Damage control resuscitation (DCR) in massive hemorrhage employs a 1:1:1 ratio of packed red cells, fresh frozen plasma, and platelets. This strategy targets correction of which coagulopathy pattern seen in major trauma?
- A Dilutional coagulopathy from large-volume crystalloid resuscitation
- B Disseminated intravascular coagulation (DIC) from sepsis complicating trauma
- C Heparin rebound from massive transfusion of stored red cells
- D Acute traumatic coagulopathy (ATC), driven by tissue injury-mediated thrombomodulin activation, protein C activation, and hyperfibrinolysis ✓
Explanation
Acute traumatic coagulopathy (ATC) — now termed the acute coagulopathy of trauma-shock (ACoTS) — occurs in 25–35% of severely injured patients before any resuscitation.

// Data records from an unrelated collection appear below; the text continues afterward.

# yongduosui/CAL

Measured on AMD Instinct MI355X. Metric: graphs/sec (train step) on SPMotif b=0.9 batch=128, higher is better.
Workload: dtype f32; 1 GPU; spmotif_b0.9_causalgcn_h128_l3_bs128; model=CausalGCN, batch_per_gpu=128, global_batch=128, hidden=128, layers=3, node_num=7, launch=graph(8 steps per graph launch, remainder 3), parallelism=dp1, resident_batches=8

## Files before the change

### cal_amd/csrc/engine.hip

```cpp
#include <string.h>
#include <hip/hip_ext.h>

#include <algorithm>
#include <type_traits>
#include <vector>

#include "engine_kernels.hpp"
#include "engine_readout.hpp"
#include "engine_gconv.hpp"
#include "engine_gconv_bwd.hpp"
#include "engine_ggat.hpp"
#include "engine_plan.hpp"
#include "engine_attbwd.hpp"
#include "engine_ro_step.hpp"
#include "engine_gin.hpp"
#include "engine_ggin.hpp"
#include "engine_feat.hpp"
#include "engine_gwide.hpp"
#include "engine_attwide.hpp"

namespace cal {

constexpr int MAX_LAYERS = 6;
constexpr int MAX_SLABS = 24;
// ... 1035 lines not shown
            { ProfScope ps(st, 0, 2.0 * N * H * H); RC(fwd_gemm(c, false, a, 1)); } STAGE();
            {
                ProfScope ps(st, 5, 2.0 * N * H * 4 + (double)(E + N) * (8 + 12.0 * K) + (N + 1) * 4.0);
                RC(gat_forward(e->rowptr_dst, e->nbr_dst, e->eid_dst, zi, e->P + e->o_conv_att[i - 1], e->P + e->o_conv_b[i - 1], 1,
                               e->gat_slope, c.training ? e->gat_p : 0.f, e->gat_seed[i - 1], (const uint64_t*)e->gat_ctr, hout,
                               sc, sc + nk, sc + 2 * nk, sc + 3 * nk, N, E, K, D, st));
            }
            STAGE();
            if (c.training && i < L) {
                int tc = std::min(256, pow2ceil(H));
                int rpb = std::max(32, cdiv(N, 1024));
                if (H == 256 && aligned16(hout))
                    hipLaunchKernelGGL(k_colstats4, dim3(cdiv(N, rpb)), dim3(256), 0, st, hout, N, rpb, Acc(bn_stsum(c, i + 1)), Acc(bn_stsq(c, i + 1)));
                else
                    hipLaunchKernelGGL(k_colstats, dim3(cdiv(N, rpb)), dim3(256), 0, st, hout, N, H, tc, rpb, Acc(bn_stsum(c, i + 1)), Acc(bn_stsq(c, i + 1)));
                CAL_CHECK_LAUNCH("k_colstats"); STAGE();
            }
        } else if (r.bb_fwd != Conv::Node) {
            GconvBranch gb;
            memset(&gb, 0, sizeof(gb));
            gb.x = hin; gb.W = e->P + e->o_conv_w[i - 1]; gb.bias = e->P + e->o_conv_b[i - 1];
            gb.dis = e->dis_unit; gb.bn = bnref(c, i, N, 1); gb.out = hout;
            if (i == 1 && !r.plan_coef) gb.coef_out = e->coef; else gb.coef_in = e->coef;
            if (c.training && i < L) { gb.st_sum = graph_acc(c, bn_stsum(c, i + 1), H, r.st_bb); gb.st_sq = graph_acc(c, bn_stsq(c, i + 1), H, r.st_bb); }
            const GconvBranch2 b2{{gb, gb}};
            {
                ProfScope ps(st, 2, 2.0 * N * H * H + 2.0 * (double)(E + N) * H, true);
                if (r.bb_fwd == Conv::Wide && r.gw_cols_bb == 32) PROF_LAUNCH((k_gw_fwd<false, 32>), dim3(T, H / 32, 1), dim3(GW_NT), 0, st, gd, e->gptr, e->eptr, b2, 1, e->loop_w, H, H, e->status);
                else if (r.bb_fwd == Conv::Wide) PROF_LAUNCH((k_gw_fwd<false, 64>), dim3(T, H / GC_N, 1), dim3(GW_NT), 0, st, gd, e->gptr, e->eptr, b2, 1, e->loop_w, H, H, e->status);
                else if (r.bb_fwd == Conv::Graph64) PROF_LAUNCH((k_gconv_fwd<false, 64, 512>), dim3(T, H / GC_N, 1), dim3(512), 0, st, gd, e->gptr, e->eptr, b2, 1, e->loop_w, H, H, e->status);
                else PROF_LAUNCH((k_gconv_fwd<false, GC_T>), dim3(T, H / GC_N, 1), dim3(256), 0, st, gd, e->gptr, e->eptr, b2, 1, e->loop_w, H, H, e->status);
            }
            CAL_CHECK_LAUNCH(r.bb_fwd == Conv::Wide ? "k_gw_fwd" : "k_gconv_fwd"); STAGE();
            RC(flush_finals(c)); STAGE();
        } else {
            GemmArgs a = gemm_args(N, H, H, false, false, 0);
            a.p[0].A = hin; a.p[0].B = e->P + e->o_conv_w[i - 1]; a.p[0].C = e->z;
            a.p[0].xa.has_bn = 1; a.p[0].xa.bn = bnref(c, i, N, 1);
            { ProfScope ps(st, 0, 2.0 * N * H * H); RC(fwd_gemm(c, false, a, 1)); } STAGE();
            SpmmBranch br{e->z, hout, e->P + e->o_conv_b[i - 1], nullptr, e->dis_unit, Acc(), Acc(), nullptr, nullptr, nullptr};
            const bool wst = c.training && i < L;
            const int rpb = spmm_rpb(H, wst, N);
            if (wst) { br.st_sum = spmm_acc(c, bn_stsum(c, i + 1), H, rpb); br.st_sq = spmm_acc(c, bn_stsq(c, i + 1), H, rpb); }
            {
                ProfScope ps(st, 1, 2.0 * N * H * 4 + (double)(E + N) * 8 + (N + 1) * 4.0, true);
                RC(launch_espmm(st, gd, SpmmBranch2{{br, br}}, 1, 1, e->loop_w, N, H, rpb));
            }
            CAL_CHECK_LAUNCH("k_espmm"); STAGE();
            RC(flush_finals(c)); STAGE();
        }
    }
    return 0;
}

int fwd_att(Ctx& c) {
    Engine* e = c.e;
    const Route& r = c.r;
    const int N = c.N, H = e->H, L = e->L;
    const int64_t E = c.E;
    hipStream_t st = c.st;
    const float* x = e->h + (size_t)L * N * H;
    const CSR gs = csr_src(c);
    if (r.att_fwd != Att::Node) {
        const bool wide = r.att_fwd == Att::Wide;
        const Acc a0 = graph_acc(c, bn_stsum(c, L + 1), H, r.st_co), a1 = graph_acc(c, bn_stsq(c, L + 1), H, r.st_co);
        const Acc a2 = graph_acc(c, bn_stsum(c, L + 2), H, r.st_co), a3 = graph_acc(c, bn_stsq(c, L + 2), H, r.st_co);
        auto launch = [&](auto kernel_of) {
            return with_g(H, [&](auto g) {
                hipLaunchKernelGGL(kernel_of(g), dim3(c.T), dim3(512), 0, st, e->gptr, gs, x, e->P + e->o_natt_w, e->P + e->o_natt_b,
                                   e->P + e->o_eatt_w, e->P + e->o_eatt_b, e->anode, e->pq, e->att, e->dis_co, e->dis_co + N, a0, a1, a2, a3,
                                   e->loop_w, H, E, e->status, e->no_node_att ? 0.f : 1.f, e->no_edge_att ? 0.f : 1.f, e->eptr);
                return 0;
            });
        };
        if (wide) RC(launch([](auto g) { return k_att_fwd_wide<4, decltype(g)::value>; }));
        else RC(launch([](auto g) { return k_att_fwd_graph<4, decltype(g)::value>; }));
        CAL_CHECK_LAUNCH(wide ? "k_att_fwd_wide" : "k_att_fwd_graph"); STAGE();
        RC(flush_finals(c)); STAGE();
        return 0;
    }
    const Acc a0 = node_acc(c, bn_stsum(c, L + 1), H), a1 = node_acc(c, bn_stsq(c, L + 1), H);
    const Acc a2 = node_acc(c, bn_stsum(c, L + 2), H), a3 = node_acc(c, bn_stsq(c, L + 2), H);
    RC(with_g(H, [&](auto g) {
        constexpr int G = decltype(g)::value;
        hipLaunchKernelGGL((k_node_att_fwd<4, G>), dim3(cdiv(N, c.rpb_n)), dim3(256), 0, st, x, e->P + e->o_natt_w,
                           e->P + e->o_natt_b, e->P + e->o_eatt_w, e->anode, e->pq, a0, a1, a2, a3, N, H, c.rpb_n, e->no_node_att ? 0.f : 1.f);
        return 0;
    }));
    CAL_CHECK_LAUNCH("k_node_att_fwd"); STAGE();
    RC(flush_finals(c)); STAGE();
    hipLaunchKernelGGL(k_edge_att_deg, dim3(cdiv(N, 32)), dim3(256), 0, st, gs, e->pq, e->P + e->o_eatt_b, e->att, e->dis_co,
                       e->dis_co + N, e->loop_w, N, E, e->no_edge_att ? 0.f : 1.f);
    CAL_CHECK_LAUNCH("k_edge_att_deg"); STAGE();
    return 0;
}

int fwd_co(Ctx& c) {
    Engine* e = c.e;
    const Route& r = c.r;
    const int N = c.N, B = c.B, T = c.T, H = e->H, L = e->L;
    const int64_t E = c.E;
    hipStream_t st = c.st;
    const size_t NH = (size_t)N * H;
    const float* x = e->h + (size_t)L * NH;
    const CSR gd = csr_dst(c);
    if (r.co_fwd != Conv::Node) {
        const bool wide = r.co_fwd == Conv::Wide;
        const int64_t* tgp = e->ntiles > 0 ? e->tile_gptr : nullptr;
        GconvBranch gb[2];
        memset(gb, 0, sizeof(gb));
        for (int k = 0; k < 2; ++k) {
            gb[k].x = x; gb[k].W = e->P + (k ? e->o_ow : e->o_cw); gb[k].bias = e->P + (k ? e->o_ob : e->o_cb);
            gb[k].ew = e->att + (size_t)k * E; gb[k].dis = e->dis_co + (size_t)k * N;
            gb[k].rs = e->anode + k; gb[k].rs_stride = 2; gb[k].bn = bnref(c, L + 1 + k, N, 1);
            gb[k].out = e->hco + (size_t)k * NH; gb[k].z = e->zco + (size_t)k * NH; gb[k].pooled = e->pooled + (size_t)k * B * H;
            if (wide) continue;
            gb[k].coef_out = e->coef + (size_t)(1 + k) * E;
            gb[k].w_out = e->wslot + (size_t)k * E;
            gb[k].batch = c.batch; gb[k].tile_gptr = tgp;
        }
        const GconvBranch2 b2{{gb[0], gb[1]}};
        if (tgp) hipLaunchKernelGGL((k_gconv_fwd<true, 64, 512, true>), dim3(T, H / GC_N, 2), dim3(512), 0, st, gd, e->gptr, e->eptr, b2, 1, e->loop_w, H, H, e->status);
        else if (r.co_fwd == Conv::Graph64) hipLaunchKernelGGL((k_gconv_fwd<true, 64, 512>), dim3(T, H / GC_N, 2), dim3(512), 0, st, gd, e->gptr, e->eptr, b2, 1, e->loop_w, H, H, e->status);
        else if (r.co_fwd == Conv::Graph128) hipLaunchKernelGGL((k_gconv_fwd<true, GC_T>), dim3(T, H / GC_N, 2), dim3(256), 0, st, gd, e->gptr, e->eptr, b2, 1, e->loop_w, H, H, e->status);
        else if (r.gw_cols_co == 32) hipLaunchKernelGGL((k_gw_fwd<true, 32>), dim3(T, H / 32, 2), dim3(GW_NT), 0, st, gd, e->gptr, e->eptr, b2, 1, e->loop_w, H, H, e->status);
        else hipLaunchKernelGGL((k_gw_fwd<true, 64>), dim3(T, H / GC_N, 2), dim3(GW_NT), 0, st, gd, e->gptr, e->eptr, b2, 1, e->loop_w, H, H, e->status);
        CAL_CHECK_LAUNCH(wide ? "k_gw_fwd(co)" : "k_gconv_fwd(co)"); STAGE();
        return 0;
    }
    GemmArgs a = gemm_args(N, H, H, false, false, 0);
    for (int k = 0; k < 2; ++k) {
        a.p[k].A = x; a.p[k].B = e->P + (k ? e->o_ow : e->o_cw); a.p[k].C = e->zco + (size_t)k * NH;
        a.p[k].xa.rs = e->anode + k; a.p[k].xa.rs_stride = 2;
        a.p[k].xa.has_bn = 1; a.p[k].xa.bn = bnref(c, L + 1 + k, N, 1);
    }
    RC(fwd_gemm(c, false, a, 2)); STAGE();
    SpmmBranch b0{e->zco, e->hco, e->P + e->o_cb, e->att, e->dis_co, Acc(), Acc(), nullptr, nullptr, nullptr};
    SpmmBranch b1{e->zco + NH, e->hco + NH, e->P + e->o_ob, e->att + E, e->dis_co + N, Acc(), Acc(), nullptr, nullptr, nullptr};
    RC(launch_espmm(st, gd, SpmmBranch2{{b0, b1}}, 2, 1, e->loop_w, N, H, spmm_rpb(H, false)));
    CAL_CHECK_LAUNCH("k_espmm(co)"); STAGE();
    RC(launch_pool2(c)); STAGE();
    return 0;
}

int fwd_readout(Ctx& c) {
    Engine* e = c.e;
    const int B = c.B, H = e->H, C = e->C, L = e->L;
    hipStream_t st = c.st;
    if (c.r.ro == Readout::OneLaunch || c.r.ro == Readout::Rows) {
        RoStepArgs sa;
        memset(&sa, 0, sizeof(sa));
        sa.a = make_ro(c); sa.zpart = e->zpart; sa.sync = reinterpret_cast<int*>(e->arena + e->a_sync); sa.status = e->status;
        if (c.r.ro == Readout::OneLaunch) {
            hipLaunchKernelGGL(k_ro_step<false>, dim3(3, H / RO_CW), dim3(256), 0, st, sa);
        } else {
            const int nrb = cdiv(B, RS_B), nch = H / RO_CW;
            sa.nrb = nrb;
            sa.xch = parts_alloc(c, (size_t)3 * nch * RBK_XCH);
            if (!sa.xch) return no_parts();
            sa.gw1_slab = e->slabs; sa.gw2_slab = e->slabs + (size_t)3 * nrb * H * H;
            hipLaunchKernelGGL(k_ro_step<true>, dim3(3, nch, nrb), dim3(256), 0, st, sa);
        }
        CAL_CHECK_LAUNCH("k_ro_step"); STAGE();
        return 0;
    }
    if (c.r.ro == Readout::FourKernel) {
        const RoArgs ra = make_ro(c);
        hipLaunchKernelGGL(k_ro_fwd_a, dim3(3, H / RO_CW), dim3(256), 0, st, ra);
        CAL_CHECK_LAUNCH("k_ro_fwd_a"); STAGE();
        hipLaunchKernelGGL(k_ro_fwd_b, dim3(3, cdiv(B, RO_RB)), dim3(256), 0, st, ra);
        CAL_CHECK_LAUNCH("k_ro_fwd_b"); STAGE();
        if (!c.want_grad) {
            hipLaunchKernelGGL(k_ro_loss, dim3(3), dim3(256), 0, st, ra);
            CAL_CHECK_LAUNCH("k_ro_loss");
        }
        return 0;
    }
    const int bn_fc1 = L + 3, bn_fc2 = L + 4;
    {
        int tc = std::min(256, pow2ceil(H));
        hipLaunchKernelGGL(k_readout_prep, dim3(cdiv(B, c.rpb_b)), dim3(256), 0, st, e->pooled, c.perm, e->iperm, e->xco, B, H, tc,
                           c.rpb_b, bn_stsum(c, bn_fc1), bn_stsq(c, bn_fc1), bn_stsum(c, bn_fc1 + 2), bn_stsq(c, bn_fc1 + 2),
                           bn_stsum(c, bn_fc1 + 4), bn_stsq(c, bn_fc1 + 4), e->cat);
        CAL_CHECK_LAUNCH("k_readout_prep"); STAGE();
    }
    const float* xin[3] = {e->pooled, e->pooled + (size_t)B * H, e->xco};
    const int Wco = e->cat ? 2 * H : H;
    {
        auto fc1 = [&](int hd0, int nh, int Kin) -> int {
            GemmArgs a = gemm_args(B, H, Kin, false, true, 1);
            for (int q = 0; q < nh; ++q) {
                const int hd = hd0 + q;
                a.p[q].A = xin[hd]; a.p[q].B = e->P + e->o_fc1_w[hd]; a.p[q].bias = e->P + e->o_fc1_b[hd];
                a.p[q].C = e->y1 + (size_t)hd * B * H;
                a.p[q].xa.has_bn = 1; a.p[q].xa.bn = bnref(c, bn_fc1 + 2 * hd, B, 1);
                if (c.training) gemm_stats(c, a.p[q], B, H, bn_stsum(c, bn_fc2 + 2 * hd), bn_stsq(c, bn_fc2 + 2 * hd), false);
            }
            return fwd_gemm(c, true, a, nh);
        };
        if (e->cat) { RC(fc1(0, 2, H)); STAGE(); RC(fc1(2, 1, Wco)); STAGE(); }
        else { RC(fc1(0, 3, H)); STAGE(); }
        RC(flush_finals(c)); STAGE();
    }
    {
        GemmArgs a = gemm_args(B, C, H, false, true, 0);
        for (int hd = 0; hd < 3; ++hd) {
            a.p[hd].A = e->y1 + (size_t)hd * B * H; a.p[hd].B = e->P + e->o_fc2_w[hd]; a.p[hd].bias = e->P + e->o_fc2_b[hd];
            a.p[hd].C = e->zl + (size_t)hd * B * C;
            a.p[hd].xa.has_bn = 1; a.p[hd].xa.bn = bnref(c, bn_fc2 + 2 * hd, B, 1);
        }
        RC(fwd_gemm(c, true, a, 3)); STAGE();
    }
    if (B > 256) hipLaunchKernelGGL(k_loss<1024>, dim3(1), dim3(1024), 0, st, e->zl, c.y, e->logp, e->dzl, e->stats, e->arena + e->a_db2, B, C, c.wc, c.wo,
                                    c.wco, c.want_grad);
    else hipLaunchKernelGGL(k_loss<256>, dim3(1), dim3(256), 0, st, e->zl, c.y, e->logp, e->dzl, e->stats, e->arena + e->a_db2, B, C, c.wc, c.wo,
                            c.wco, c.want_grad);
    CAL_CHECK_LAUNCH("k_loss"); STAGE();
    return 0;
}

int engine_forward(Ctx& c, const float* x0, const int64_t* edge_index) {
    RC(fwd_plan(c, x0, edge_index));
    RC(fwd_feat(c, x0));
    RC(fwd_backbone(c));
    RC(fwd_att(c));
    RC(fwd_co(c));
    return fwd_readout(c);
}

int bwd_readout(Ctx& c, Bwd& b) {
    Engine* e = c.e;
    const int B = c.B, H = e->H, C = e->C, L = e->L;
    const size_t BH = (size_t)B * H;
    hipStream_t st = c.st;
    FinishArgs& fa = b.fa;
    if (c.r.ro == Readout::Rows) {
        const int nrb = cdiv(B, RS_B);
        for (int hd = 0; hd < 3; ++hd) {
            fa.st[fa.nst++] = SlabTask{e->slabs + (size_t)hd * nrb * H * H, e->G + e->o_fc1_w[hd], H * H, nrb};
            fa.st[fa.nst++] = SlabTask{e->slabs + (size_t)3 * nrb * H * H + (size_t)hd * nrb * C * H, e->G + e->o_fc2_w[hd], C * H, nrb};
        }
        b.slab_off = (size_t)3 * nrb * ((size_t)H * H + (size_t)C * H);
        b.slab_off = (b.slab_off + 63) & ~(size_t)63;
    }
    if (c.r.ro != Readout::Gemm) {
        if (c.r.ro == Readout::FourKernel) {
            const RoArgs ra = make_ro(c);
            hipLaunchKernelGGL(k_ro_bwd_a, dim3(3, H / RO_CW), dim3(256), 0, st, ra);
            CAL_CHECK_LAUNCH("k_ro_bwd_a"); STAGE();
            hipLaunchKernelGGL(k_ro_bwd_b, dim3(3, H / RO_CW), dim3(256), 0, st, ra);
            CAL_CHECK_LAUNCH("k_ro_bwd_b"); STAGE();
        }
        fa.stats = e->stats; fa.wc = c.wc; fa.wo = c.wo; fa.wco = c.wco;
        return 0;
    }
    const int bn_fc1 = L + 3, bn_fc2 = L + 4;
    const float* xin[3] = {e->pooled, e->pooled + BH, e->xco};
    {
        GemmArgs a = gemm_args(C, H, B, true, false, 0);
        float* dst[3];
        for (int hd = 0; hd < 3; ++hd) {
            a.p[hd].A = e->dzl + (size_t)hd * B * C; a.p[hd].B = e->y1 + hd * BH;
            a.p[hd].xb.has_bn = 1; a.p[hd].xb.bn = bnref(c, bn_fc2 + 2 * hd, B, 0);
            dst[hd] = e->G + e->o_fc2_w[hd];
        }
        RC(grad_gemm(c, b, a, 3, dst)); STAGE();
    }
    {
        GemmArgs a = gemm_args(B, H, C, false, false, 0);
        for (int hd = 0; hd < 3; ++hd) {
            a.p[hd].A = e->dzl + (size_t)hd * B * C; a.p[hd].B = e->P + e->o_fc2_w[hd]; a.p[hd].C = e->dyh1 + hd * BH;
            a.p[hd].aux = e->y1 + hd * BH; a.p[hd].has_aux = 1; a.p[hd].aux_bn = bnref(c, bn_fc2 + 2 * hd, B, 0);
            gemm_stats(c, a.p[hd], B, H, bn_dsum(c, bn_fc2 + 2 * hd), bn_dprod(c, bn_fc2 + 2 * hd), true);
        }
        RC(fwd_gemm(c, false, a, 3)); STAGE();
        RC(flush_finals(c)); STAGE();
    }
    {
        BnBwdProb p[3];
        for (int hd = 0; hd < 3; ++hd)
            p[hd] = BnBwdProb{e->dyh1 + hd * BH, e->y1 + hd * BH, e->dy1 + hd * BH, bnref(c, bn_fc2 + 2 * hd, B, 0),
                              bn_dsum(c, bn_fc2 + 2 * hd), bn_dprod(c, bn_fc2 + 2 * hd), e->arena + e->a_db1 + hd * H};
        RC(with_g(H, [&](auto g) {
            constexpr int G = decltype(g)::value;
            hipLaunchKernelGGL((k_bn_bwd<4, G>), dim3(cdiv(B, c.rpb_b), 3), dim3(256), 0, st, BnBwdProb3{{p[0], p[1], p[2]}}, 1, B, H, c.rpb_b);
            return 0;
        }));
        CAL_CHECK_LAUNCH("k_bn_bwd(readout)"); STAGE();
    }
    const int Wco = e->cat ? 2 * H : H;
    float* const dxh_hd[3] = {e->dxh, e->dxh + BH, e->dxh + 2 * BH};
    {
        auto r4 = [&](int hd0, int nh, int Kin) -> int {
            GemmArgs a = gemm_args(H, Kin, B, true, false, 0);
            float* dst[3];
            for (int q = 0; q < nh; ++q) {
                const int hd = hd0 + q;
                a.p[q].A = e->dy1 + hd * BH; a.p[q].B = xin[hd];
                a.p[q].xb.has_bn = 1; a.p[q].xb.bn = bnref(c, bn_fc1 + 2 * hd, B, 0);
                dst[q] = e->G + e->o_fc1_w[hd];
            }
            return grad_gemm(c, b, a, nh, dst);
        };
        if (e->cat) { RC(r4(0, 2, H)); STAGE(); RC(r4(2, 1, Wco)); STAGE(); }
        else { RC(r4(0, 3, H)); STAGE(); }
    }
    {
// ... 903 lines not shown
```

It is driven by massive tissue injury activating thrombomodulin on endothelial cells, which converts thrombin to activate protein C (aPC), downregulating factors Va and VIIIa and activating fibrinolysis (via PAI-1 inhibition). This endogenous anticoagulant state, combined with acidosis, hypothermia (the 'lethal triad'), is corrected by empiric 1:1:1 hemostatic resuscitation and tranexamic acid within 3 hours. Dilutional coagulopathy is avoided by restricting crystalloids.
Reference: Bailey & Love's Short Practice of Surgery, 27th ed.